■ TASK OBJECTIVE ■
Find "static hipError_t launch_ringx_dbg(const" and "const size_t smem = NS * (256 * 32 + 256" in the records below. Copy the lines holding them and every line between, exactly, and no others.

::: DATA SHOWN

template <typename T, int ROWS, int LD>
__device__ __forceinline__ void stage_tile(T* __restrict__ lds, const T* __restrict__ g, long long ld, int r0, int nrows, int k0, int kend,
                                           int vec, int tid) {
    if constexpr (sizeof(T) == 2) {
        for (int i = tid; i < ROWS * 4; i += 256) {
            int r = i >> 2, c = (i & 3) * 8;
            s16x8_t v = {0, 0, 0, 0, 0, 0, 0, 0};
            int gr = r0 + r, gk = k0 + c;
// ... 841 lines not shown
        const int k0 = step * BK;
#pragma unroll
        for (int j = 0; j < BM / 32; ++j) {
            const int pi = wave + 4 * j;
            int row = m0 + pi * 8 + (lane >> 3);
            row = row < p.M ? row : p.M - 1;
            const int chunk = (lane & 7) ^ (lane >> 3);
            const bf16_t* src = X + (long long)row * p.ldx + k0 + chunk * 8;
            __builtin_amdgcn_global_load_lds((const __attribute__((address_space(1))) void*)src,
                                             (__attribute__((address_space(3))) void*)(xs + pi * 512), 16, 0, 0);
        }
#pragma unroll
        for (int j = 0; j < BN / 32; ++j) {
            const int wi = wave + 4 * j;
            const bf16_t* src = Wp + (((long long)(n0 / 16 + (wi >> 1)) * KT + (k0 >> 5) + (wi & 1)) * 64 + lane) * 8;
            __builtin_amdgcn_global_load_lds((const __attribute__((address_space(1))) void*)src,
                                             (__attribute__((address_space(3))) void*)(ws + wi * 512), 16, 0, 0);
        }
    };

    f32x4_t acc[TM][TN];
#pragma unroll
    for (int i = 0; i < TM; ++i)
#pragma unroll
        for (int j = 0; j < TN; ++j) acc[i][j] = f32x4_t{0, 0, 0, 0};

    const int zsteps = (nsteps + gridDim.z - 1) / gridDim.z;
    const int t0 = blockIdx.z * zsteps, t1 = min(nsteps, t0 + zsteps);
    if (t0 < t1) stage(0, t0);
    int cur = 0;
    for (int t = t0; t < t1; ++t) {
        __syncthreads();
        if (t + 1 < t1) stage(cur ^ 1, t + 1);
        const bf16_t* xs = lds + cur * (XE + WE);
        const bf16_t* ws = xs + XE;
#pragma unroll
        for (int kt = 0; kt < 2; ++kt) {
            bf16x8_t xf[TM], wf[TN];
#pragma unroll
            for (int i = 0; i < TM; ++i) {
                const int mt = (wm >> 4) + i;
                const int c = kt * 4 + lq;
                xf[i] = *reinterpret_cast<const bf16x8_t*>(xs + (mt * 2 + (lr >> 3)) * 512 + (lr & 7) * 64 + ((c ^ (lr & 7)) * 8));
            }
#pragma unroll
            for (int j = 0; j < TN; ++j) wf[j] = *reinterpret_cast<const bf16x8_t*>(ws + (((wn >> 4) + j) * 2 + kt) * 512 + lane * 8);
#pragma unroll
            for (int i = 0; i < TM; ++i)
#pragma unroll
                for (int j = 0; j < TN; ++j) acc[i][j] = mfma16<F16>(wf[j], xf[i], acc[i][j]);
        }
        cur ^= 1;
    }

    if (gridDim.z > 1) {
        float* ws = p.ws + (long long)blockIdx.z * p.M * p.N;
#pragma unroll
        for (int i = 0; i < TM; ++i) {
            const int m = m0 + wm + i * 16 + lr;
            if (m < p.M) {
#pragma unroll
                for (int j = 0; j < TN; ++j) *reinterpret_cast<f32x4_t*>(ws + (long long)m * p.N + n0 + wn + j * 16 + lq * 4) = acc[i][j];
            }
        }
        return;
    }
    [[maybe_unused]] f32x4_t scq[TN]; [[maybe_unused]] s16x4_t biq[TN]; [[maybe_unused]] s16x4_t rq[TM][TN];
    const bool has_sc = p.wscale != nullptr, has_bi = p.bias != nullptr;
    if constexpr (EPI != EPI_SWIGLU) {
#pragma unroll
        for (int j = 0; j < TN; ++j) {
            const int n = n0 + wn + j * 16 + lq * 4;
            scq[j] = has_sc ? *reinterpret_cast<const f32x4_t*>(p.wscale + n) : f32x4_t{1, 1, 1, 1};
            biq[j] = has_bi ? *reinterpret_cast<const s16x4_t*>((const bf16_t*)p.bias + n) : s16x4_t{0, 0, 0, 0};
        }
#pragma unroll
        for (int i = 0; i < TM; ++i)
#pragma unroll
            for (int j = 0; j < TN; ++j) {
                rq[i][j] = s16x4_t{0, 0, 0, 0};
                if constexpr (EPI == EPI_RESID) rq[i][j] = *reinterpret_cast<const s16x4_t*>((const bf16_t*)p.R + (long long)min(m0 + wm + i * 16 + lr, p.M - 1) * p.ldr + n0 + wn + j * 16 + lq * 4);
            }
    }
#pragma unroll
    for (int i = 0; i < TM; ++i) {
        const int m = m0 + wm + i * 16 + lr;
        [[maybe_unused]] const int mc = m < p.M ? m : p.M - 1;
        if constexpr (EPI == EPI_SWIGLU) {
            if constexpr (TN == 4) {
                const int nb = n0 + wn, ob = (nb >> 5) * 16;
                const s16x8_t v = pair_to_row8(big_value_swiglu(acc[i][0], acc[i][1], p.wscale, nb + lq * 4), big_value_swiglu(acc[i][2], acc[i][3], p.wscale, nb + 32 + lq * 4));
                if (m < p.M) *reinterpret_cast<s16x8_t*>((bf16_t*)p.Y + (long long)m * p.ldy + ob + (lq & 1) * 16 + (lq >> 1) * 8) = v;
            } else {
#pragma unroll
                for (int j = 0; j < TN; j += 2) big_store_swiglu(p, m, n0 + wn + j * 16 + lq * 4, acc[i][j], acc[i][j + 1]);
            }
        } else {
#pragma unroll
            for (int j = 0; j < TN; j += 2) {
                const int nb = n0 + wn + j * 16;
                const s16x8_t v = pair_to_row8(big_value_pre<EPI, F16>(acc[i][j], has_sc, scq[j], has_bi, biq[j], rq[i][j]), big_value_pre<EPI, F16>(acc[i][j + 1], has_sc, scq[j + 1], has_bi, biq[j + 1], rq[i][j + 1]));
                if (m < p.M) *reinterpret_cast<s16x8_t*>((bf16_t*)p.Y + (long long)m * p.ldy + nb + (lq & 1) * 16 + (lq >> 1) * 8) = v;
            }
        }
    }
}

template <int BN>
static void launch_big(const GemmP& p, const GemmPlan& pl, hipStream_t st) {
    const int KT = p.K >> 5;
    const dim3 grid(pl.gx, pl.gy, pl.splits);
    if (pl.bm == 160) {
        if constexpr (BN == 64) {
            if (p.epi == EPI_RESID) hipLaunchKernelGGL((gemm_big_kernel<64, EPI_RESID, false, 160>), grid, dim3(256), 0, st, p, KT);
            else hipLaunchKernelGGL((gemm_big_kernel<64, EPI_NONE, false, 160>), grid, dim3(256), 0, st, p, KT);
        }
        return;
    }
    if (pl.f16) {
        switch (p.epi) {
            case EPI_GELU_TANH: hipLaunchKernelGGL((gemm_big_kernel<BN, EPI_GELU_TANH, true>), grid, dim3(256), 0, st, p, KT); break;
            case EPI_RESID: hipLaunchKernelGGL((gemm_big_kernel<BN, EPI_RESID, true>), grid, dim3(256), 0, st, p, KT); break;
            default: hipLaunchKernelGGL((gemm_big_kernel<BN, EPI_NONE, true>), grid, dim3(256), 0, st, p, KT); break;
        }
        return;
    }
    switch (p.epi) {
        case EPI_GELU_TANH: hipLaunchKernelGGL((gemm_big_kernel<BN, EPI_GELU_TANH>), grid, dim3(256), 0, st, p, KT); break;
        case EPI_GELU_ERF: hipLaunchKernelGGL((gemm_big_kernel<BN, EPI_GELU_ERF>), grid, dim3(256), 0, st, p, KT); break;
        case EPI_RESID: hipLaunchKernelGGL((gemm_big_kernel<BN, EPI_RESID>), grid, dim3(256), 0, st, p, KT); break;
        case EPI_SWIGLU: hipLaunchKernelGGL((gemm_big_kernel<BN, EPI_SWIGLU>), grid, dim3(256), 0, st, p, KT); break;
        default: hipLaunchKernelGGL((gemm_big_kernel<BN, EPI_NONE>), grid, dim3(256), 0, st, p, KT); break;
    }
    if (pl.reduce) launch_reduce(splitk_reduce_kernel<bf16_t>, p, pl.splits, st);
}


static void* ring_dump_slot() {
    static void* dump_slot[64] = {};
    int dev = 0; hipGetDevice(&dev);
    if (dev < 0 || dev >= 64) return nullptr;
    if (!dump_slot[dev] && hipMalloc(&dump_slot[dev], 8192) != hipSuccess) return nullptr;
    return dump_slot[dev];
}

template <int WN, bool M32, int NS, bool EARLY, bool F16 = false>
static hipError_t launch_ringx_t(const GemmP& p, const GemmPlan& pl, hipStream_t st) {
    constexpr int BN = 64 * WN;
    const dim3 grid(pl.gx, 1, pl.splits);
    const int KT = p.K >> 5;
    const size_t smem = NS * (256 * 32 + BN * 32) * sizeof(bf16_t);
    static bool attr_set[64] = {};
    int adev = 0; hipGetDevice(&adev);
    if (adev >= 0 && adev < 64 && !attr_set[adev]) {
#define RX_ATTR(E) hipFuncSetAttribute((const void*)gemm_ringx_kernel<E, WN, M32, NS, EARLY, 0, F16>, hipFuncAttributeMaxDynamicSharedMemorySize, (int)smem);
        RX_ATTR(EPI_NONE) RX_ATTR(EPI_GELU_TANH) RX_ATTR(EPI_RESID)
        if constexpr (!F16) { RX_ATTR(EPI_GELU_ERF) RX_ATTR(EPI_SWIGLU) }
#undef RX_ATTR
        attr_set[adev] = true;
    }
    const dim3 block(WN * 128);
    GemmP q = p;
    q.dump = ring_dump_slot();
    if (!q.dump) return hipErrorOutOfMemory;
#define RX_GO(E) hipLaunchKernelGGL((gemm_ringx_kernel<E, WN, M32, NS, EARLY, 0, F16>), grid, block, smem, st, q, KT)
    switch (p.epi) {
        case EPI_GELU_TANH: RX_GO(EPI_GELU_TANH); break;
        case EPI_GELU_ERF: if constexpr (!F16) RX_GO(EPI_GELU_ERF); break;
        case EPI_RESID: RX_GO(EPI_RESID); break;
        case EPI_SWIGLU: if constexpr (!F16) RX_GO(EPI_SWIGLU); break;
        default: RX_GO(EPI_NONE); break;
    }
#undef RX_GO
    if (pl.reduce) launch_reduce(splitk_reduce_kernel<bf16_t>, p, pl.splits, st);
    return hipSuccess;
}
static hipError_t launch_ringx(const GemmP& p, const GemmPlan& pl, hipStream_t st) {
    if (pl.f16) return launch_ringx_t<4, false, 3, true, true>(p, pl, st);
    return pl.wn == 4 ? launch_ringx_t<4, false, 3, true>(p, pl, st) : launch_ringx_t<2, false, 3, true>(p, pl, st);
}

static inline void set_plan(const GemmArgs& a, const GemmPlan& pl) {
    if (a.plan_out) { a.plan_out[0] = pl.kernel; a.plan_out[1] = pl.tiles; a.plan_out[2] = pl.splits; a.plan_out[3] = pl.blocks; }
}

#ifdef MMDUET_DEBUG_VARIANTS
template <int DBG, int NS = 3>
static hipError_t launch_ringx_dbg(const GemmP& p, const GemmArgs& a, hipStream_t st) {
    GemmPlan pl;
    pl.kernel = GEMM_K_RING256; pl.tiles = cdiv(a.N, 256) * cdiv(a.M, 256); pl.blocks = pl.tiles <= 256 ? pl.tiles : 256;
    set_plan(a, pl);
    const size_t smem = NS * (256 * 32 + 256 * 32) * sizeof(bf16_t);
    hipFuncSetAttribute((const void*)gemm_ringx_kernel<EPI_NONE, 4, false, NS, true, DBG>, hipFuncAttributeMaxDynamicSharedMemorySize, (int)smem);
    hipLaunchKernelGGL((gemm_ringx_kernel<EPI_NONE, 4, false, NS, true, DBG>), dim3(pl.blocks), dim3(512), smem, st, p, a.K >> 5);
    return hipGetLastError();
}
static bool launch_debug_variant(GemmP p, const GemmArgs& a, hipStream_t st, hipError_t* err) {
    const int variant = a.variant;
    p.W = a.Wp;
    if (variant >= 92 && variant <= 99) {
        if (!big_packed_ok(MMD_BF16, a, 16) || (a.N % 32) != 0) { *err = hipErrorInvalidValue; return true; }
        switch (variant) {
            case 92: *err = launch_ringx_dbg<8, 4>(p, a, st); break;
            case 93: *err = launch_ringx_dbg<7>(p, a, st); break;
            case 94: *err = launch_ringx_dbg<6>(p, a, st); break;
            case 95: *err = launch_ringx_dbg<5>(p, a, st); break;
            case 99: *err = launch_ringx_dbg<4>(p, a, st); break;
            case 96: *err = launch_ringx_dbg<1>(p, a, st); break;
            case 97: *err = launch_ringx_dbg<2>(p, a, st); break;
            default: *err = launch_ringx_dbg<3>(p, a, st); break;
        }
        return true;
    }
    if (variant >= 300 && variant < 340 && a.M <= 64 && a.Wp) {
        p.slabs = a.epi == EPI_SWIGLU ? 0 : 1;
        GemmArgs b = a; int dummy = 0; if (a.epi != EPI_SWIGLU) { b.slabs_out = &dummy; b.epi = EPI_NONE; p.epi = EPI_NONE; }
        const bool two = a.epi == EPI_SWIGLU;
        GemmPlan pl;
#define SGO(NT_, WK_, KS_, NB_, DBG_, WN_, SPLIT_) (stream_geometry(pl, b, 4, NT_, WK_ * KS_, WN_, SPLIT_), set_plan(a, pl), launch_stream_t<4, NT_, WK_, KS_, NB_, DBG_, WN_>(p, pl, st))
#define SCFG(id, WK_, KS_, NB_, DBG_) case id: if (two) SGO(2, WK_, KS_, NB_, DBG_, 4, 0); else SGO(1, WK_, KS_, NB_, DBG_, 4, 0); break;
        switch (variant - 300) {
            SCFG(0, 2, 2, 4, 0) SCFG(1, 1, 4, 3, 0) SCFG(2, 4, 1, 4, 0) SCFG(3, 2, 4, 3, 0) SCFG(4, 1, 4, 4, 0) SCFG(5, 4, 2, 3, 0) SCFG(7, 2, 2, 6, 0)
            SCFG(10, 2, 2, 4, 1) SCFG(11, 1, 4, 3, 1) SCFG(12, 2, 2, 4, 2) SCFG(13, 1, 4, 3, 2)
            case 20: if (two) SGO(2, 2, 2, 4, 0, 5, 0); else SGO(1, 2, 2, 4, 0, 7, 8); break;
            case 21: if (two) SGO(2, 3, 2, 3, 0, 5, 0); else SGO(1, 2, 2, 4, 0, 7, 4); break;
            case 22: if (two) SGO(2, 2, 2, 4, 1, 5, 0); else SGO(1, 2, 2, 4, 1, 7, 8); break;
            case 23: if (two) SGO(2, 1, 4, 3, 0, 5, 0); else SGO(1, 1, 4, 3, 0, 7, 8); break;
            case 24: if (two) SGO(2, 2, 2, 4, 0, 8, 0); else SGO(1, 2, 2, 4, 0, 7, 16); break;
            default: *err = hipErrorInvalidValue; return true;
        }
#undef SCFG
#undef SGO
        *err = hipGetLastError();
        return true;
    }
    return false;
}
#endif

template <typename T>
static hipError_t launch_t(const GemmArgs& a, const GemmPlan& pl, hipStream_t st) {
    GemmP p;
    p.X = a.X; p.W = pl.w_from == GEMM_W_PACKED8 ? a.Wp8 : (pl.w_from == GEMM_W_PACKED ? a.Wp : a.W); p.bias = a.bias; p.R = a.R; p.Y = a.Y; p.ws = a.splitk_ws; p.wscale = a.wscale;
    p.ldx = a.ldx; p.ldw = a.ldw; p.ldr = a.ldr; p.ldy = a.ldy;
    p.M = a.M; p.N = a.N; p.K = a.K; p.epi = a.epi; p.out_f32 = a.out_f32; p.slabs = a.slabs_out ? 1 : 0; p.dump = nullptr; p.flags = 0; p.kper = pl.kper; p.x_pm = a.x_pm; p.y_pm = a.y_pm;
    p.vec = (sizeof(T) == 2 && (a.ldx % 8) == 0 && (a.ldw % 8) == 0 && ((uintptr_t)a.X % 16) == 0 && ((uintptr_t)a.W % 16) == 0) ? 1 : 0;
    if (a.ring_slabs_out) *a.ring_slabs_out = pl.ring_slabs;
    if (pl.kernel == GEMM_PLAN_EMPTY) return hipSuccess;
#ifdef MMDUET_DEBUG_VARIANTS
    if (hipError_t e = hipSuccess; sizeof(T) == 2 && launch_debug_variant(p, a, st, &e)) return e;
#endif
    if (!pl.valid()) return hipErrorInvalidValue;
    if (a.slabs_out && (pl.kernel == GEMM_K_GEMV16 || pl.kernel == GEMM_K_SKINNY || pl.kernel == GEMM_K_STREAM)) *a.slabs_out = pl.slabs;
    set_plan(a, pl);
    switch (pl.kernel) {
        case GEMM_K_GEMV16: launch_gemv16(p, pl, a.chain, st); break;
        case GEMM_K_STREAM: launch_stream(p, pl, st); break;
        case GEMM_K_RING256: case GEMM_K_RING128X2: if (hipError_t e = launch_ringx(p, pl, st); e != hipSuccess) return e; break;
        case GEMM_K_BIG128: launch_big<128>(p, pl, st); break;
        case GEMM_K_BIG64: launch_big<64>(p, pl, st); break;
        case GEMM_K_SKINNY: if (pl.mt == 1) launch_skinny_mt<1>(p, pl, st); else if (pl.mt == 2) launch_skinny_mt<2>(p, pl, st); else launch_skinny_mt<4>(p, pl, st); break;
        case GEMM_K_TILE128: hipLaunchKernelGGL((gemm_tile_kernel<T, 128, 128>), dim3(pl.gx, pl.gy, 1), dim3(256), 0, st, p); break;
        default:
            hipLaunchKernelGGL((gemm_tile_kernel<T, 64, 64>), dim3(pl.gx, pl.gy, pl.splits), dim3(256), 0, st, p);
            if (pl.reduce) launch_reduce(splitk_reduce_kernel<T>, p, pl.splits, st);
    }
    return hipGetLastError();
}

::::::

■ ANSWER SPACE ■
static hipError_t launch_ringx_dbg(const GemmP& p, const GemmArgs& a, hipStream_t st) {
    GemmPlan pl;
    pl.kernel = GEMM_K_RING256; pl.tiles = cdiv(a.N, 256) * cdiv(a.M, 256); pl.blocks = pl.tiles <= 256 ? pl.tiles : 256;
    set_plan(a, pl);
    const size_t smem = NS * (256 * 32 + 256 * 32) * sizeof(bf16_t);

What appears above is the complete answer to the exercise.